_Task item_
Your answer should be the lines of the data below that contain "return".

_Recorded data_
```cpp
int vocab_order_tail_batch(const OrderTail *t, int nt, hipStream_t s) {
  if (nt == 0) return NVT_OK;
  std::vector<SmallSortDesc> d(nt);
  for (int i = 0; i < nt; ++i) {
    d[i].keys = t[i].keys;
    d[i].counts = t[i].counts;
    d[i].n = (unsigned)t[i].n_big;
  }
  int rc = vocab_sort_small_batch(d.data(), nt, s);
  if (rc) return rc;
  NVT_PROF("encode_build", 0, s);
  for (int i0 = 0; i0 < nt;) {
    FixBatch fb;
    memset(&fb, 0, sizeof(fb));
    int nf = 0;
    uint64_t longest = 0;
    for (; i0 < nt && nf < kOrdBatch; ++i0) {
      if (!t[i0].table || !t[i0].range_aux) continue;
      fb.j[nf++] = {(unsigned long long *)t[i0].table, t[i0].range_aux, t[i0].keys,
                    t[i0].sentinel_label, t[i0].n_big, (unsigned long long)t[i0].first_label,
                    t[i0].capacity};
      longest = t[i0].n_big > longest ? t[i0].n_big : longest;
    }
    if (nf) {
      range_fix_prefix_many_kernel<<<dim3(stream_grid(longest, kBlock), nf), kBlock, 0, s>>>(fb);
      NVT_CHECK_LAUNCH();
    }
  }
  for (int i = 0; i < nt; ++i) {
    if (!t[i].table) continue;
    if (t[i].range_aux) {
      continue;
    } else {
      rc = encode_insert_any(4, t[i].keys, t[i].n_big, t[i].first_label, t[i].table, t[i].capacity,
                             t[i].sentinel_label, s);
      if (rc) return rc;
    }
  }
  return NVT_OK;
}

}

using namespace nvt;

extern "C" {

int nvt_vocab_sort_tmp_bytes(int key_bytes, uint64_t n, uint64_t *bytes) {
  NVT_CHECK_ARG(bytes && (key_bytes == 4 || key_bytes == 8), "key_bytes must be 4 or 8");
  const uint64_t ntiles = (n + kTileSort - 1) / kTileSort;
  const uint64_t hist_len = 256 * ntiles;
  const uint64_t nchunks = (hist_len + kScanChunk - 1) / kScanChunk;
// ... 318 lines not shown
```

Measured before the change: 5.017 billion rows/s.

## Fuse range-table label patch into class scatter; register bitonic small sort

For ranged (non-flat) tables, the class-scatter kernel now probes the range hash table directly and writes final labels during scatter. This removes the separate range_patch pass, which swept every table slot and gathered through label_of. The small vocabulary sort now does its bitonic stages in registers with wave shuffles and uses shared memory only for strides wider than a wave's span. Its block size is derived from the column size. The tradeoff is extra register pressure and probing work inside the scatter kernel.

```diff
diff --git a/nvtabular_amd/csrc/nvt_sort.hip b/nvtabular_amd/csrc/nvt_sort.hip
--- a/nvtabular_amd/csrc/nvt_sort.hip
+++ b/nvtabular_amd/csrc/nvt_sort.hip
@@ -1,5 +1,6 @@
 #include <type_traits>
 
+#include <algorithm>
 #include <cstdlib>
 #include <vector>
 
@@ -730,18 +731,58 @@
 struct SmallBatch {
   SmallCol c[kSmallBatch];
 };
-__global__ __launch_bounds__(kSmallBS) void sort_small_packed_many_kernel(SmallBatch b) {
-  __shared__ uint64_t sv[kSmallPackedMax];
-  const SmallCol col = b.c[blockIdx.x];
-  const unsigned n = col.n;
-  unsigned m = 1;
-  while (m < n) m <<= 1;
-  for (unsigned i = threadIdx.x; i < m; i += kSmallBS)
-    sv[i] = i < n ? comp_make(col.keys[i], col.counts[i]) : ~0ull;
-  __syncthreads();
-  for (unsigned size = 2; size <= m; size <<= 1) {
-    for (unsigned stride = size >> 1; stride > 0; stride >>= 1) {
-      for (unsigned t = threadIdx.x; t < m / 2; t += kSmallBS) {
+template <int E>
+__device__ __forceinline__ void small_wave_merge(uint64_t (&v)[E], unsigned base, unsigned l,
+                                                 unsigned size) {
+#pragma unroll
+  for (int js = E / 2; js > 0; js >>= 1) {
+    if ((unsigned)js * 64 >= size) continue;
+#pragma unroll
+    for (int e = 0; e < E; ++e) {
+      if (e & js) continue;
+      const bool up = ((base + e * 64 + l) & size) == 0;
+      const uint64_t a = v[e], c = v[e | js];
+      const bool sw = up ? (c < a) : (a < c);
+      v[e] = sw ? c : a;
+      v[e | js] = sw ? a : c;
+    }
+  }
+#pragma unroll
+  for (int st = 32; st > 0; st >>= 1) {
+    if ((unsigned)st >= size) continue;
+    const bool lower = (l & st) == 0;
+#pragma unroll
+    for (int e = 0; e < E; ++e) {
+      const bool up = ((base + e * 64 + l) & size) == 0;
+      const uint64_t mine = v[e];
+      const uint64_t o = (uint64_t)__shfl_xor((unsigned long long)mine, st, 64);
+      v[e] = (lower == up) ? (o < mine ? o : mine) : (o > mine ? o : mine);
+    }
+  }
+}
+
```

_Output of the task_
  if (nt == 0) return NVT_OK;
  if (rc) return rc;
      if (rc) return rc;
  return NVT_OK;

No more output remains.